I had the Spark XV for literally one day... what a joke. Liner was years behind competition. Huge foot print. And the lacing system I heard was prone to failure, look shoddy, and lo and behold, the lacing system jammed after one day testing it inbounds. I returned them.

Had any issues with the 32 MTB? I was looking at that for split missions, but couldn't justify the cost. The boa 'walk mode' sketched me out a little bit, but it looks like it'd be pretty easy to jury rig with a voile strap if it snaps.



Argo said:


> Carrying an extra cable is nothing, smaller and lighter than a spare lace. I keep a couple in my backpack when im away from Home. It might take 5 minutes to change the cable after the first time you do it.
> 
> I have used flow talon for 5 or 6 years now, dual boa.
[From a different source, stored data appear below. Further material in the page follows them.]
# valida-xyz/valida

Measured on AMD Instinct MI355X. Metric: proofs/sec, 2^20-row Fibonacci trace, higher is better.
Workload: dtype u32; 1 GPU; C2: Fibonacci 2^20 cpu rows (mem 2^22), 14 chips, one proof per GPU; field=BabyBear / Ext5, mmcs=Keccak-256, fri_blowup=2, log_blowup=1, num_queries=40, pow_bits=8, parallelism=single GPU, proofs_in_flight_per_gpu=3, comm_stuck=False

## Files before the change

valida_amd/csrc/field.hpp:

```cpp
#pragma once
#include <cstdint>

#if defined(__HIPCC__)
#include <hip/hip_runtime.h>
#define VG_HD __host__ __device__ __forceinline__
#else
#define VG_HD inline
#endif

namespace vg {

constexpr uint32_t P = 0x78000001u;
constexpr uint32_t P_INV_NEG = 0x77ffffffu;
constexpr uint32_t R_MOD_P = 268435454u;
constexpr uint32_t R2_MOD_P = 1172168163u;
constexpr uint32_t GENERATOR = 31;
constexpr uint32_t TWO_ADIC_ROOT_27 = 0x1a427a41u;

#ifndef VG_MULHI_NOP
#define VG_MULHI_NOP 0
#endif
VG_HD uint32_t mul_lo_pinv(uint32_t lo) {
#if defined(__HIP_DEVICE_COMPILE__) && VG_MULHI_NOP == 2
    uint32_t o;
    asm("v_mul_lo_u32 %0, %1, %2\n\ts_nop 0" : "=v"(o) : "v"(lo), "v"(0x88000001u));
    return o;
#else
    return lo * 0x88000001u;
#endif
}
VG_HD uint32_t mul_hi_u32(uint32_t a, uint32_t b) {
#if defined(__HIP_DEVICE_COMPILE__) && VG_MULHI_NOP
    uint32_t o;
    asm("v_mul_hi_u32 %0, %1, %2\n\ts_nop 0" : "=v"(o) : "v"(a), "v"(b));
    return o;
#elif defined(__HIP_DEVICE_COMPILE__)
    return __umulhi(a, b);
#else
    return (uint32_t)(((uint64_t)a * b) >> 32);
#endif
}

#ifndef VG_CARRY_REDUCE
#define VG_CARRY_REDUCE 1
#endif
#if defined(__HIP_DEVICE_COMPILE__) && VG_CARRY_REDUCE == 2
VG_HD uint32_t reduce_once(uint32_t s) {
    uint32_t t, r;
    asm("v_subrev_co_u32_e32 %0, vcc, %3, %2\n\tv_cndmask_b32_e32 %1, %0, %2, vcc" : "=&v"(t), "=v"(r) : "v"(s), "v"(P) : "vcc");
    return r;
}
VG_HD uint32_t sub_mod(uint32_t a, uint32_t b) {
    uint32_t d, t, r;
    asm("v_sub_co_u32_e32 %0, vcc, %3, %4\n\tv_add_u32_e32 %1, %5, %0\n\tv_cndmask_b32_e32 %2, %0, %1, vcc" : "=&v"(d), "=&v"(t), "=v"(r) : "v"(a), "v"(b), "v"(P) : "vcc");
    return r;
}
#elif defined(__HIP_DEVICE_COMPILE__) && VG_CARRY_REDUCE
VG_HD uint32_t reduce_once(uint32_t s) {
    uint32_t t, r;
    unsigned long long borrow;
    asm("v_subrev_co_u32_e64 %0, %1, %4, %3\n\tv_cndmask_b32_e64 %2, %0, %3, %1" : "=&v"(t), "=&s"(borrow), "=v"(r) : "v"(s), "v"(P));
    return r;
}
VG_HD uint32_t sub_mod(uint32_t a, uint32_t b) {
    uint32_t d, t, r;
    unsigned long long borrow;
    asm("v_sub_co_u32_e64 %0, %1, %4, %5\n\tv_add_u32_e32 %2, %6, %0\n\tv_cndmask_b32_e64 %3, %0, %2, %1" : "=&v"(d), "=&s"(borrow), "=&v"(t), "=v"(r) : "v"(a), "v"(b), "v"(P));
    return r;
}
#else
VG_HD uint32_t reduce_once(uint32_t s) { uint32_t t = s - P; return s < t ? s : t; }
VG_HD uint32_t sub_mod(uint32_t a, uint32_t b) { uint32_t d = a - b, t = d + P; return d < t ? d : t; }
#endif

#ifndef VG_MONTY_ADD
#define VG_MONTY_ADD 0
#endif
VG_HD uint32_t monty_reduce(uint64_t t) {
#if VG_MONTY_ADD == 1
    const uint32_t m = (uint32_t)t * P_INV_NEG;
    return reduce_once((uint32_t)((t + (uint64_t)m * P) >> 32));
#else
    uint32_t lo = (uint32_t)t, hi = (uint32_t)(t >> 32);
    uint32_t m = mul_lo_pinv(lo);
    uint32_t u = mul_hi_u32(m, P);
    return sub_mod(hi, u);
#endif
}

VG_HD uint32_t monty_reduce_wide(uint64_t t) {
    uint32_t lo = (uint32_t)t, hi = reduce_once((uint32_t)(t >> 32));
    uint32_t m = mul_lo_pinv(lo);
    uint32_t u = mul_hi_u32(m, P);
    return sub_mod(hi, u);
}

struct Fp {
    uint32_t v;
    VG_HD static Fp raw(uint32_t m) { Fp r; r.v = m; return r; }
    VG_HD static Fp zero() { return raw(0); }
    VG_HD static Fp one() { return raw(R_MOD_P); }
    VG_HD static Fp from_canonical(uint32_t x) { return raw(monty_reduce((uint64_t)x * R2_MOD_P)); }
    VG_HD uint32_t canonical() const { return monty_reduce((uint64_t)v); }
    VG_HD bool is_zero() const { return v == 0; }
    VG_HD bool operator==(const Fp& o) const { return v == o.v; }
    VG_HD bool operator!=(const Fp& o) const { return v != o.v; }
    VG_HD Fp operator+(const Fp& o) const { return raw(reduce_once(v + o.v)); }
    VG_HD Fp operator-(const Fp& o) const { return raw(sub_mod(v, o.v)); }
    VG_HD Fp operator-() const { return raw(v ? P - v : 0); }
#if VG_MONTY_ADD == 2 && defined(__HIP_DEVICE_COMPILE__)
    VG_HD Fp operator*(const Fp& o) const {
        uint32_t lo, hi;
        asm("v_mul_lo_u32 %0, %2, %3\n\tv_mul_hi_u32 %1, %2, %3" : "=&v"(lo), "=v"(hi) : "v"(v), "v"(o.v));
        return raw(sub_mod(hi, mul_hi_u32(lo * 0x88000001u, P)));
    }
#else
    VG_HD Fp operator*(const Fp& o) const { return raw(monty_reduce((uint64_t)v * o.v)); }
#endif
    VG_HD Fp& operator+=(const Fp& o) { *this = *this + o; return *this; }
    VG_HD Fp& operator-=(const Fp& o) { *this = *this - o; return *this; }
    VG_HD Fp& operator*=(const Fp& o) { *this = *this * o; return *this; }
    VG_HD Fp square() const { return *this * *this; }
    VG_HD Fp pow(uint64_t e) const {
        Fp r = one(), b = *this;
        while (e) { if (e & 1) r *= b; b *= b; e >>= 1; }
        return r;
    }
    VG_HD Fp exp_power_of_2(unsigned k) const { Fp r = *this; for (unsigned i = 0; i < k; i++) r *= r; return r; }
    VG_HD Fp inv() const {
        const Fp x = *this;
        const Fp x3 = x.square() * x, x7 = x3.square() * x;
        const Fp a6 = x7.exp_power_of_2(3) * x7;
        const Fp a12 = a6.exp_power_of_2(6) * a6;
        const Fp a24 = a12.exp_power_of_2(12) * a12;
        const Fp t = a24.exp_power_of_2(3) * x7;
        const Fp w = t * x, w2 = w.square(), w4 = w2.square(), w8 = w4.square();
        return t * (w8 * w4 * w2);
    }
    VG_HD Fp halve() const { return raw((v & 1) ? (uint32_t)(((uint64_t)v + P) >> 1) : v >> 1); }
};

VG_HD Fp two_adic_generator(unsigned bits) {
    return Fp::from_canonical(TWO_ADIC_ROOT_27).exp_power_of_2(27 - bits);
}
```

Im a large guy @290 lbs and get 100 days or so out of a pair of boots. I ride 150 days a year usually, im low this year with only 50. I have had cables break, but it has had to do with board edges or binding straps catching it. I had speed laces break in older boots and they are harder to replace. Same deal with trad laces i used to have. Once you get used to dual boa you realize traditional lacing isnt as great as you thought.
> 
> I used them on the snowmobile too, i just loosen the boa a tad for walking/riding/sledding.


Thanks for the insights. I'm less concerned about the cable and more with the housing/dial blowing up on me. I bet the incidence rate is really low, but I have an uncanny ability to break things and the thought of messing around with tiny parts and that little screw driver atop a windy ridge is really, really unappealing.


----------



## neni (Dec 24, 2012)

kimchijajonshim said:


> Had any issues with the 32 MTB? I was looking at that for split missions, but couldn't justify the cost. The boa 'walk mode' sketched me out a little bit, but it looks like it'd be pretty easy to jury rig with a voile strap if it snaps.


Used 'em for roughly 40'000ft ascent skinning so far. They're still in transition phase from being omg-wtf stiff to oh-cool stiff. They look like new, tho. Liner doesn't feel to have packed out much. I'd say, it's a very well built quality boot and expect it to hold a long time. The covered laces are simply great.
Walk mode boa is a very nice feature; really like it. I've no concerns with them breaking. If they would (which I consider unlikely as there'snot _that_ much pressure pointing on them - the highback is there as well)? A bit of duct tape makes for the downhill fine.


----------



## SGboarder (Jun 24, 2012)

kimchijajonshim said:


> Thanks for the insights. I'm less concerned about the cable and more with the housing/dial blowing up on me. I bet the incidence rate is really low, but I have an uncanny ability to break things and the thought of messing around with tiny parts and that little screw driver atop a windy ridge is really, really unappealing.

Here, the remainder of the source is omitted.